### Records to process ###

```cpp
extern "C" int nlbac_adam_step(float* p, float* m, float* v, const float* grad, int n_slabs, long slab_stride,
                               long n, const void* state, float* target, float tau, nlbac_stream_t s) {
    NLBAC_REQUIRE(p && m && v && grad && state, "nlbac_adam_step: null pointer");
    NLBAC_REQUIRE(n_slabs >= 1 && n >= 1, "nlbac_adam_step: bad sizes");
    NLBAC_REQUIRE(((uintptr_t)p | (uintptr_t)m | (uintptr_t)v | (uintptr_t)grad | (uintptr_t)target) % 16 == 0 &&
                      slab_stride % 4 == 0,
                  "nlbac_adam_step: buffers must be 16-byte aligned");
    hipLaunchKernelGGL(adam_step_kernel, dim3(stream_grid(n, 4)), dim3(256), 0, (hipStream_t)s, p, m, v, grad,
                       n_slabs, slab_stride, n, (const AdamState*)state, (tau >= 0.f) ? target : nullptr, tau);
    NLBAC_CHECK_LAUNCH("nlbac_adam_step");
    return 0;
}

extern "C" int nlbac_adam_fused(float* p, float* m, float* v, const float* grad, int n_slabs, long slab_stride, long n,
                                void* state, double lr, float* target, float tau, const void* scatter,
                                const void* scatter_target, int scatter_slots, int n_alpha, const long* alpha_off,
                                float* const* alpha_dst, const float* mirror_src, float* mirror_dst, int n_mirror,
                                nlbac_stream_t s) {
    NLBAC_REQUIRE(p && m && v && grad && state, "nlbac_adam_fused: null pointer");
    NLBAC_REQUIRE(scatter_slots == 2 || scatter_slots == 4 || (!scatter && !scatter_target),
                  "nlbac_adam_fused: scatter tables hold 2 or 4 slots per parameter");
    NLBAC_REQUIRE(n_alpha >= 0 && n_alpha <= 2 && (n_alpha == 0 || (alpha_off && alpha_dst)), "nlbac_adam_fused: bad alpha refresh");
    AlphaRefresh AR;
    AR.off[0] = AR.off[1] = -1; AR.dst[0] = AR.dst[1] = nullptr;
    NLBAC_REQUIRE((mirror_dst == nullptr) || (mirror_src && n_mirror > 0 && n_mirror <= 1024), "nlbac_adam_fused: bad mirror");
    AR.mirror_src = mirror_src; AR.mirror_dst = mirror_dst; AR.n_mirror = mirror_dst ? n_mirror : 0;
    for (int k = 0; k < n_alpha; ++k) {
        NLBAC_REQUIRE(alpha_off[k] >= 0 && alpha_off[k] < n && alpha_dst[k], "nlbac_adam_fused: alpha entry out of range");
        AR.off[k] = alpha_off[k]; AR.dst[k] = alpha_dst[k];
    }
    NLBAC_REQUIRE(n_slabs >= 1 && n >= 1 && lr > 0.0, "nlbac_adam_fused: bad sizes");
    NLBAC_REQUIRE(((uintptr_t)p | (uintptr_t)m | (uintptr_t)v | (uintptr_t)grad | (uintptr_t)target) % 16 == 0 &&
                      slab_stride % 4 == 0 && ((uintptr_t)scatter | (uintptr_t)scatter_target) % 16 == 0,
                  "nlbac_adam_fused: buffers must be 16-byte aligned");
    NLBAC_REQUIRE(!scatter_target || (target && tau >= 0.f), "nlbac_adam_fused: scatter_target without a target");
    hipLaunchKernelGGL((scatter_slots == 4 ? adam_fused_kernel<4> : adam_fused_kernel<2>), dim3(stream_grid(n, 4)), dim3(256),
                       0, (hipStream_t)s, p, m, v, grad, n_slabs, slab_stride, n, (AdamState*)state, lr,
                       (tau >= 0.f) ? target : nullptr, tau, (const unsigned long long*)scatter,
                       (const unsigned long long*)scatter_target, AR);
    NLBAC_CHECK_LAUNCH("nlbac_adam_fused");
    return 0;
}

extern "C" int nlbac_reduce_slabs(float* out, const float* grad, int n_slabs, long slab_stride, long n, nlbac_stream_t s) {
    NLBAC_REQUIRE(out && grad && n_slabs >= 1, "nlbac_reduce_slabs: bad arguments");
    hipLaunchKernelGGL(reduce_slabs_kernel, dim3(stream_grid(n)), dim3(256), 0, (hipStream_t)s, out, grad, n_slabs, slab_stride, n);
    NLBAC_CHECK_LAUNCH("nlbac_reduce_slabs");
    return 0;
}

extern "C" int nlbac_soft_update(float* target, const float* src, long n, float tau, nlbac_stream_t s) {
    NLBAC_REQUIRE(target && src, "nlbac_soft_update: null pointer");
    hipLaunchKernelGGL(soft_update_kernel, dim3(stream_grid(n)), dim3(256), 0, (hipStream_t)s, target, src, n, tau);
    NLBAC_CHECK_LAUNCH("nlbac_soft_update");
    return 0;
}

extern "C" int nlbac_axpby(float a, const float* x, float b, const float* y, long n, float* out, nlbac_stream_t s) {
    NLBAC_REQUIRE(x && out, "nlbac_axpby: null pointer");
    hipLaunchKernelGGL(axpby_kernel, dim3(stream_grid(n)), dim3(256), 0, (hipStream_t)s, a, x, b, y, n, out);
    NLBAC_CHECK_LAUNCH("nlbac_axpby");
    return 0;
}

extern "C" int nlbac_fill(float* p, float v, long n, nlbac_stream_t s) {
    NLBAC_REQUIRE(p, "nlbac_fill: null pointer");
// ... 190 lines not shown
```

Baseline: 3.701 million samples/s.

## Cache control state in registers and batch partial-sum loads in control kernels

The DOPRI step-control kernels now copy the per-problem control block into a local register array, run the step-size logic on it, and write it back once, so the host post no longer rereads global memory. The partial-sum reduction in the dopri control kernel issues several loads ahead per thread and broadcasts the control fields from one wave load via readlane. The optimizer's column reduction is unrolled by 16 for memory-level parallelism, and the dW kernel marks the wave index as wave-uniform. These target latency-bound serial loads in small control and reduction kernels, at the cost of more registers and clamped redundant loads.

```diff
diff --git a/neural-ordinary-differential-equations-based-lyapunov-barrier-actor-critic-nlbac_amd/csrc/mlp_kernels.hip b/neural-ordinary-differential-equations-based-lyapunov-barrier-actor-critic-nlbac_amd/csrc/mlp_kernels.hip
--- a/neural-ordinary-differential-equations-based-lyapunov-barrier-actor-critic-nlbac_amd/csrc/mlp_kernels.hip
+++ b/neural-ordinary-differential-equations-based-lyapunov-barrier-actor-critic-nlbac_amd/csrc/mlp_kernels.hip
@@ -502,7 +502,7 @@
     const int j = 1 + t / per_layer, tt = t % per_layer;
     const int n0 = (tt / T) * 64, k0 = (tt % T) * 64;
     const int rb = slab * L.rows_per_slab, re = min(B, rb + L.rows_per_slab);
-    const int tid = threadIdx.x, lane = tid & 63, wave = tid >> 6, q = lane >> 4, i = lane & 15;
+    const int tid = threadIdx.x, lane = tid & 63, wave = __builtin_amdgcn_readfirstlane(tid >> 6), q = lane >> 4, i = lane & 15;
     const long ls = io.acts_ls ? io.acts_ls : (long)B * hid;
     const __amdgpu_buffer_rsrc_t rsA = rr_rsrc(io.dz + (long)j * ls, max(re, 0) * hid);
     const __amdgpu_buffer_rsrc_t rsB = rr_rsrc(io.acts + (long)(j - 1) * ls, max(re, 0) * hid);
diff --git a/neural-ordinary-differential-equations-based-lyapunov-barrier-actor-critic-nlbac_amd/csrc/node_adjoint_kernels.hip b/neural-ordinary-differential-equations-based-lyapunov-barrier-actor-critic-nlbac_amd/csrc/node_adjoint_kernels.hip
--- a/neural-ordinary-differential-equations-based-lyapunov-barrier-actor-critic-nlbac_amd/csrc/node_adjoint_kernels.hip
+++ b/neural-ordinary-differential-equations-based-lyapunov-barrier-actor-critic-nlbac_amd/csrc/node_adjoint_kernels.hip
@@ -438,8 +438,11 @@
     }
     if (threadIdx.x == 0) {
         const double s[4] = {s_red[0][0], s_red[1][0], s_red[2][0], s_red[3][0]};
-        adj_control_one(s, p, mode, ns, nu, rpp, t_end, pnorm, ctl);
-        if (ctl_host) ctl_host_post(ctl_host + (long)p * NLBAC_DOPRI_CTL, ctl + (long)p * NLBAC_DOPRI_CTL, host_seq);
+        double loc[NLBAC_DOPRI_CTL];
+        ctl_load(loc, ctl + (long)p * NLBAC_DOPRI_CTL);
+        adj_control_one(s, 0, mode, ns, nu, rpp, t_end, pnorm, loc);
+        ctl_store(ctl + (long)p * NLBAC_DOPRI_CTL, loc);
+        if (ctl_host) ctl_host_post(ctl_host + (long)p * NLBAC_DOPRI_CTL, loc, host_seq);
     }
 }
 
diff --git a/neural-ordinary-differential-equations-based-lyapunov-barrier-actor-critic-nlbac_amd/csrc/ode_control.h b/neural-ordinary-differential-equations-based-lyapunov-barrier-actor-critic-nlbac_amd/csrc/ode_control.h
--- a/neural-ordinary-differential-equations-based-lyapunov-barrier-actor-critic-nlbac_amd/csrc/ode_control.h
+++ b/neural-ordinary-differential-equations-based-lyapunov-barrier-actor-critic-nlbac_amd/csrc/ode_control.h
@@ -8,19 +8,28 @@
 
 enum { C_SEQ = 15 };
 
-__device__ __forceinline__ void ctl_host_post(double* dst, const double* src, double seq) {
+__device__ __forceinline__ void ctl_host_post(double* dst, const double (&v)[NLBAC_DOPRI_CTL], double seq) {
     if (seq <= 0.0) {
-        for (int k = 0; k < NLBAC_DOPRI_CTL; ++k) dst[k] = src[k];
+#pragma unroll
+        for (int k = 0; k < NLBAC_DOPRI_CTL; ++k) dst[k] = v[k];
         return;
     }
-    double v[NLBAC_DOPRI_CTL];
-    for (int k = 0; k < NLBAC_DOPRI_CTL; ++k) v[k] = src[k];
     __hip_atomic_store(dst + C_SEQ, -seq, __ATOMIC_RELAXED, __HIP_MEMORY_SCOPE_SYSTEM);
     asm volatile("s_waitcnt vmcnt(0)" ::: "memory");
+#pragma unroll
     for (int k = 0; k < NLBAC_DOPRI_CTL; ++k)
         if (k != C_SEQ) __hip_atomic_store(dst + k, v[k], __ATOMIC_RELAXED, __HIP_MEMORY_SCOPE_SYSTEM);
     asm volatile("s_waitcnt vmcnt(0)" ::: "memory");
     __hip_atomic_store(dst + C_SEQ, seq, __ATOMIC_RELAXED, __HIP_MEMORY_SCOPE_SYSTEM);
+}
+
+__device__ __forceinline__ void ctl_load(double (&v)[NLBAC_DOPRI_CTL], const double* c) {
+#pragma unroll
+    for (int k = 0; k < NLBAC_DOPRI_CTL; ++k) v[k] = c[k];
+}
+__device__ __forceinline__ void ctl_store(double* c, const double (&v)[NLBAC_DOPRI_CTL]) {
+#pragma unroll
+    for (int k = 0; k < NLBAC_DOPRI_CTL; ++k) c[k] = v[k];
 }
 
 __device__ __forceinline__ void dopri_control_vals(double n0, double n1, int p, int mode, double t_end, double* ctl,
diff --git a/neural-ordinary-differential-equations-based-lyapunov-barrier-actor-critic-nlbac_amd/csrc/ode_kernels.hip b/neural-ordinary-differential-equations-based-lyapunov-barrier-actor-critic-nlbac_amd/csrc/ode_kernels.hip
--- a/neural-ordinary-differential-equations-based-lyapunov-barrier-actor-critic-nlbac_amd/csrc/ode_kernels.hip
+++ b/neural-ordinary-differential-equations-based-lyapunov-barrier-actor-critic-nlbac_amd/csrc/ode_kernels.hip
@@ -171,29 +171,54 @@
                                                                  double host_seq) {
     const int p = blockIdx.x, tid = threadIdx.x;
     double* c = ctl + (long)p * NLBAC_DOPRI_CTL;
-    if (c[C_DONE] > 0.0) return;
+    const double field = c[tid & (NLBAC_DOPRI_CTL - 1)];
+    constexpr int U = 4;
+    float q0[U], q1[U];
+    auto request = [&](int b0) __attribute__((always_inline)) {
+#pragma unroll
+        for (int u = 0; u < U; ++u) {
+            const int b = b0 + 64 * u;
+            if (b < nblk) {
+                const float* q = partials + ((long)p * nblk + b) * 2;
+                q0[u] = q[0];
+                q1[u] = q[1];
+            }
+        }
+    };
+    request(tid);
+    double loc[NLBAC_DOPRI_CTL];
+#pragma unroll
+    for (int k = 0; k < NLBAC_DOPRI_CTL; ++k)
+        loc[k] = __hiloint2double(__builtin_amdgcn_readlane(__double2hiint(field), k),
+                                  __builtin_amdgcn_readlane(__double2loint(field), k));
+    if (loc[C_DONE] > 0.0) return;
     double d0 = 0.0, d1 = 0.0;
-    for (int b = tid; b < nblk; b += 64) {
-        const float* q = partials + ((long)p * nblk + b) * 2;
-        d0 += (double)q[0];
-        d1 += (double)q[1];
+    for (int b0 = tid; b0 < nblk; b0 += 64 * U) {
+        if (b0 != tid) request(b0);
+#pragma unroll
+        for (int u = 0; u < U; ++u)
+            if (b0 + 64 * u < nblk) {
+                d0 += (double)q0[u];
+                d1 += (double)q1[u];
+            }
     }
 #pragma unroll
     for (int off = 32; off > 0; off >>= 1) { d0 += __shfl_down(d0, off, 64); d1 += __shfl_down(d1, off, 64); }
     if (tid != 0) return;
-    const int slot_before = (int)c[C_NACC];
-    const double h_try = c[C_H];
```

###

The expected output is every line of the records in which the string "must" appears.

                  "nlbac_adam_step: buffers must be 16-byte aligned");
                  "nlbac_adam_fused: buffers must be 16-byte aligned");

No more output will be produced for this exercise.